■ **Task description**:
Character for character, write out the data below.
*** Data to process Section Begins ***
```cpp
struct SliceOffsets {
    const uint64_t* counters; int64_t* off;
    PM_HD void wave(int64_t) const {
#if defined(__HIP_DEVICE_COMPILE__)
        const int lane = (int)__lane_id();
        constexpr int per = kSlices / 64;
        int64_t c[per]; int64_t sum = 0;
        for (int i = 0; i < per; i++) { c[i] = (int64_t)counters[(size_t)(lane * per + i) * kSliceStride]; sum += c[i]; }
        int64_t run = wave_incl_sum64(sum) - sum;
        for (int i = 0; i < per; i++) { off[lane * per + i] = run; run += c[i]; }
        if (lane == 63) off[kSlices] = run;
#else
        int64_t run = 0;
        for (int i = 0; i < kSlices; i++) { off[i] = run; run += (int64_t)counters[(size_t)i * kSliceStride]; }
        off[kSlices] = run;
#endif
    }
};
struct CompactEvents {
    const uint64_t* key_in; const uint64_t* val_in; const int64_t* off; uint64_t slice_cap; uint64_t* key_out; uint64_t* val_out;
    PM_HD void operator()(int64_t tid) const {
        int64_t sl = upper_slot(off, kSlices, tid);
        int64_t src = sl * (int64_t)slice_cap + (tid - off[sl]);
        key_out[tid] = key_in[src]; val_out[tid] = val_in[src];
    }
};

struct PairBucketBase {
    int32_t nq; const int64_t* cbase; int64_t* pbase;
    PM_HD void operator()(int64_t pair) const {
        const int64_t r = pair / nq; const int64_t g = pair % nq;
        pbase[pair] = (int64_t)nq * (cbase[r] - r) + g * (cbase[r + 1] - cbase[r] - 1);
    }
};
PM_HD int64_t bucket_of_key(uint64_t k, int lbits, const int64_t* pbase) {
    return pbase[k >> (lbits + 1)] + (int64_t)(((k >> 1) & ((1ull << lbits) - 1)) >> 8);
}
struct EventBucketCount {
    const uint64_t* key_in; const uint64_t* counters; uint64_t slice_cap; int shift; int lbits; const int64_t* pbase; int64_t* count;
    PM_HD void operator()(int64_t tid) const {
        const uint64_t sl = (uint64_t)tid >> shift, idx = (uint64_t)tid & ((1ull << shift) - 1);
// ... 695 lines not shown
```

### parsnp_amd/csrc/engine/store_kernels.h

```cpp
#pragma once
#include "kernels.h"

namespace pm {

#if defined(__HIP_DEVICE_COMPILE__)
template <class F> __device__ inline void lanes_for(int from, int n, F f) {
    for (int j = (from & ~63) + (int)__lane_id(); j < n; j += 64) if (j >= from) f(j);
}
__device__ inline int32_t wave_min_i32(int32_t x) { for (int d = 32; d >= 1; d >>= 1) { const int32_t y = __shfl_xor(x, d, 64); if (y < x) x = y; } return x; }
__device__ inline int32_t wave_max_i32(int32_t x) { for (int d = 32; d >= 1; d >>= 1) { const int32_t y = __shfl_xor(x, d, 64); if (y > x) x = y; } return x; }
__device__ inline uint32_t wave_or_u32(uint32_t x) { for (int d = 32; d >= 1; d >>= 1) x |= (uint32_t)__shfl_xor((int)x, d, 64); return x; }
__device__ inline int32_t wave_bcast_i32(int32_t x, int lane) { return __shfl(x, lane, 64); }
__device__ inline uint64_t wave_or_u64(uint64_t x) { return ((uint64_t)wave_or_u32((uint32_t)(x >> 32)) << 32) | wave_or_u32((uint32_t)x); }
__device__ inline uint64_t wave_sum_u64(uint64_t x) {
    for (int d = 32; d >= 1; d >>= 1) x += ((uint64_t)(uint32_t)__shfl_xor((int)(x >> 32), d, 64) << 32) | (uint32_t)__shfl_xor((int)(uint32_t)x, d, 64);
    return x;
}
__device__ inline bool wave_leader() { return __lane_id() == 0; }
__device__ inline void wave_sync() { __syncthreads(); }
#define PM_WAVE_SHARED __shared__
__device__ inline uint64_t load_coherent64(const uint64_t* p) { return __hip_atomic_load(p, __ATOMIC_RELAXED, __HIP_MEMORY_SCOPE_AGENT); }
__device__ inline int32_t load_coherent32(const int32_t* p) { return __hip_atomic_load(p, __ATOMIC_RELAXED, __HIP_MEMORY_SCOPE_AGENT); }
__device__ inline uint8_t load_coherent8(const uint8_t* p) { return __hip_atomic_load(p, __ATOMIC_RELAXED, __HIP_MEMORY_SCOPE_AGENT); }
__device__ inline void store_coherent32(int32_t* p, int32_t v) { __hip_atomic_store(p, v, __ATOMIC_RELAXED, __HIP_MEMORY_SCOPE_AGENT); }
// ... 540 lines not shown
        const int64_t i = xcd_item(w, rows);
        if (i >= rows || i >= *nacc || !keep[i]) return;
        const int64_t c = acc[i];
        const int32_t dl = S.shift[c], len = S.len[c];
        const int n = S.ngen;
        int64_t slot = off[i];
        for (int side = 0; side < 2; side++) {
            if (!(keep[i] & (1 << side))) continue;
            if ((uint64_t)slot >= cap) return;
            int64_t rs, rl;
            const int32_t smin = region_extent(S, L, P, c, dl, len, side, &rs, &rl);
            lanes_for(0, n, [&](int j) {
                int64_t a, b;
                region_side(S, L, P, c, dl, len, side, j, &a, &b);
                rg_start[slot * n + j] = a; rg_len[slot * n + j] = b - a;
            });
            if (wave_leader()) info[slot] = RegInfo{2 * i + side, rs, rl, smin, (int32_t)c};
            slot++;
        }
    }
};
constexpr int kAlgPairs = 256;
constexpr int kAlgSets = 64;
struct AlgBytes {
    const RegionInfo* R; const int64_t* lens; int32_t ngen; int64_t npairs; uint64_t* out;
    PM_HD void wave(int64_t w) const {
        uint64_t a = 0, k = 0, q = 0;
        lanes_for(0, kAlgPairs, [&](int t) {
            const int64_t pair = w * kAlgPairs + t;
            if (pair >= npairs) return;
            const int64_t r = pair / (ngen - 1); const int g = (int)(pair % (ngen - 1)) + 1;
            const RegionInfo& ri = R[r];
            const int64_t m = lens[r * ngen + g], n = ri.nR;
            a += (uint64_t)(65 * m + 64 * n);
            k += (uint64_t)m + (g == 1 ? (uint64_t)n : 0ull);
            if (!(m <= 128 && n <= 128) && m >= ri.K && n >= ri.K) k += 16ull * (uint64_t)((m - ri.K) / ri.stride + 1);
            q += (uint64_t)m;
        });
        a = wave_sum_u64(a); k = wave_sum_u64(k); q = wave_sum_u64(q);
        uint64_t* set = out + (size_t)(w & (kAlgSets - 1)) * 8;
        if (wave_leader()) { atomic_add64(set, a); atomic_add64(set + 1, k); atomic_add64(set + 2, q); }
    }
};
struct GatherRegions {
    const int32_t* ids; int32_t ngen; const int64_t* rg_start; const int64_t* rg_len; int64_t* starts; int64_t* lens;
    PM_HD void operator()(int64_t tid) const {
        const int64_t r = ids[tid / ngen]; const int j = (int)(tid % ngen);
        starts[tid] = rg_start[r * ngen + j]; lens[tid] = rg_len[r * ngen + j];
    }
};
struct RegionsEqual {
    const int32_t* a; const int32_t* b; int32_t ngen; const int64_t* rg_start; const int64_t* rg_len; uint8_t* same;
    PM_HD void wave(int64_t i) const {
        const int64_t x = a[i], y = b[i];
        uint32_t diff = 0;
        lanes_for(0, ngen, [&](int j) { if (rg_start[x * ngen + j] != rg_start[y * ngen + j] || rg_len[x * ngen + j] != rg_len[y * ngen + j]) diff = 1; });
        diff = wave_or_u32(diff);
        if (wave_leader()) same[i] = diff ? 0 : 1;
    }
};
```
*** Data to process Section Ends ***
■ **Answer below**:
```cpp
struct SliceOffsets {
    const uint64_t* counters; int64_t* off;
    PM_HD void wave(int64_t) const {
#if defined(__HIP_DEVICE_COMPILE__)
        const int lane = (int)__lane_id();
        constexpr int per = kSlices / 64;
        int64_t c[per]; int64_t sum = 0;
        for (int i = 0; i < per; i++) { c[i] = (int64_t)counters[(size_t)(lane * per + i) * kSliceStride]; sum += c[i]; }
        int64_t run = wave_incl_sum64(sum) - sum;
        for (int i = 0; i < per; i++) { off[lane * per + i] = run; run += c[i]; }
        if (lane == 63) off[kSlices] = run;
#else
        int64_t run = 0;
        for (int i = 0; i < kSlices; i++) { off[i] = run; run += (int64_t)counters[(size_t)i * kSliceStride]; }
        off[kSlices] = run;
#endif
    }
};
struct CompactEvents {
    const uint64_t* key_in; const uint64_t* val_in; const int64_t* off; uint64_t slice_cap; uint64_t* key_out; uint64_t* val_out;
    PM_HD void operator()(int64_t tid) const {
        int64_t sl = upper_slot(off, kSlices, tid);
        int64_t src = sl * (int64_t)slice_cap + (tid - off[sl]);
        key_out[tid] = key_in[src]; val_out[tid] = val_in[src];
    }
};

struct PairBucketBase {
    int32_t nq; const int64_t* cbase; int64_t* pbase;
    PM_HD void operator()(int64_t pair) const {
        const int64_t r = pair / nq; const int64_t g = pair % nq;
        pbase[pair] = (int64_t)nq * (cbase[r] - r) + g * (cbase[r + 1] - cbase[r] - 1);
    }
};
PM_HD int64_t bucket_of_key(uint64_t k, int lbits, const int64_t* pbase) {
    return pbase[k >> (lbits + 1)] + (int64_t)(((k >> 1) & ((1ull << lbits) - 1)) >> 8);
}
struct EventBucketCount {
    const uint64_t* key_in; const uint64_t* counters; uint64_t slice_cap; int shift; int lbits; const int64_t* pbase; int64_t* count;
    PM_HD void operator()(int64_t tid) const {
        const uint64_t sl = (uint64_t)tid >> shift, idx = (uint64_t)tid & ((1ull << shift) - 1);
// ... 695 lines not shown
```

### parsnp_amd/csrc/engine/store_kernels.h

```cpp
#pragma once
#include "kernels.h"

namespace pm {

#if defined(__HIP_DEVICE_COMPILE__)
template <class F> __device__ inline void lanes_for(int from, int n, F f) {
    for (int j = (from & ~63) + (int)__lane_id(); j < n; j += 64) if (j >= from) f(j);
}
__device__ inline int32_t wave_min_i32(int32_t x) { for (int d = 32; d >= 1; d >>= 1) { const int32_t y = __shfl_xor(x, d, 64); if (y < x) x = y; } return x; }
__device__ inline int32_t wave_max_i32(int32_t x) { for (int d = 32; d >= 1; d >>= 1) { const int32_t y = __shfl_xor(x, d, 64); if (y > x) x = y; } return x; }
__device__ inline uint32_t wave_or_u32(uint32_t x) { for (int d = 32; d >= 1; d >>= 1) x |= (uint32_t)__shfl_xor((int)x, d, 64); return x; }
__device__ inline int32_t wave_bcast_i32(int32_t x, int lane) { return __shfl(x, lane, 64); }
__device__ inline uint64_t wave_or_u64(uint64_t x) { return ((uint64_t)wave_or_u32((uint32_t)(x >> 32)) << 32) | wave_or_u32((uint32_t)x); }
__device__ inline uint64_t wave_sum_u64(uint64_t x) {
    for (int d = 32; d >= 1; d >>= 1) x += ((uint64_t)(uint32_t)__shfl_xor((int)(x >> 32), d, 64) << 32) | (uint32_t)__shfl_xor((int)(uint32_t)x, d, 64);
    return x;
}
__device__ inline bool wave_leader() { return __lane_id() == 0; }
__device__ inline void wave_sync() { __syncthreads(); }
#define PM_WAVE_SHARED __shared__
__device__ inline uint64_t load_coherent64(const uint64_t* p) { return __hip_atomic_load(p, __ATOMIC_RELAXED, __HIP_MEMORY_SCOPE_AGENT); }
__device__ inline int32_t load_coherent32(const int32_t* p) { return __hip_atomic_load(p, __ATOMIC_RELAXED, __HIP_MEMORY_SCOPE_AGENT); }
__device__ inline uint8_t load_coherent8(const uint8_t* p) { return __hip_atomic_load(p, __ATOMIC_RELAXED, __HIP_MEMORY_SCOPE_AGENT); }
__device__ inline void store_coherent32(int32_t* p, int32_t v) { __hip_atomic_store(p, v, __ATOMIC_RELAXED, __HIP_MEMORY_SCOPE_AGENT); }
// ... 540 lines not shown
        const int64_t i = xcd_item(w, rows);
        if (i >= rows || i >= *nacc || !keep[i]) return;
        const int64_t c = acc[i];
        const int32_t dl = S.shift[c], len = S.len[c];
        const int n = S.ngen;
        int64_t slot = off[i];
        for (int side = 0; side < 2; side++) {
            if (!(keep[i] & (1 << side))) continue;
            if ((uint64_t)slot >= cap) return;
            int64_t rs, rl;
            const int32_t smin = region_extent(S, L, P, c, dl, len, side, &rs, &rl);
            lanes_for(0, n, [&](int j) {
                int64_t a, b;
                region_side(S, L, P, c, dl, len, side, j, &a, &b);
                rg_start[slot * n + j] = a; rg_len[slot * n + j] = b - a;
            });
            if (wave_leader()) info[slot] = RegInfo{2 * i + side, rs, rl, smin, (int32_t)c};
            slot++;
        }
    }
};
constexpr int kAlgPairs = 256;
constexpr int kAlgSets = 64;
struct AlgBytes {
    const RegionInfo* R; const int64_t* lens; int32_t ngen; int64_t npairs; uint64_t* out;
    PM_HD void wave(int64_t w) const {
        uint64_t a = 0, k = 0, q = 0;
        lanes_for(0, kAlgPairs, [&](int t) {
            const int64_t pair = w * kAlgPairs + t;
            if (pair >= npairs) return;
            const int64_t r = pair / (ngen - 1); const int g = (int)(pair % (ngen - 1)) + 1;
            const RegionInfo& ri = R[r];
            const int64_t m = lens[r * ngen + g], n = ri.nR;
            a += (uint64_t)(65 * m + 64 * n);
            k += (uint64_t)m + (g == 1 ? (uint64_t)n : 0ull);
            if (!(m <= 128 && n <= 128) && m >= ri.K && n >= ri.K) k += 16ull * (uint64_t)((m - ri.K) / ri.stride + 1);
            q += (uint64_t)m;
        });
        a = wave_sum_u64(a); k = wave_sum_u64(k); q = wave_sum_u64(q);
        uint64_t* set = out + (size_t)(w & (kAlgSets - 1)) * 8;
        if (wave_leader()) { atomic_add64(set, a); atomic_add64(set + 1, k); atomic_add64(set + 2, q); }
    }
};
struct GatherRegions {
    const int32_t* ids; int32_t ngen; const int64_t* rg_start; const int64_t* rg_len; int64_t* starts; int64_t* lens;
    PM_HD void operator()(int64_t tid) const {
        const int64_t r = ids[tid / ngen]; const int j = (int)(tid % ngen);
        starts[tid] = rg_start[r * ngen + j]; lens[tid] = rg_len[r * ngen + j];
    }
};
struct RegionsEqual {
    const int32_t* a; const int32_t* b; int32_t ngen; const int64_t* rg_start; const int64_t* rg_len; uint8_t* same;
    PM_HD void wave(int64_t i) const {
        const int64_t x = a[i], y = b[i];
        uint32_t diff = 0;
        lanes_for(0, ngen, [&](int j) { if (rg_start[x * ngen + j] != rg_start[y * ngen + j] || rg_len[x * ngen + j] != rg_len[y * ngen + j]) diff = 1; });
        diff = wave_or_u32(diff);
        if (wave_leader()) same[i] = diff ? 0 : 1;
    }
};
```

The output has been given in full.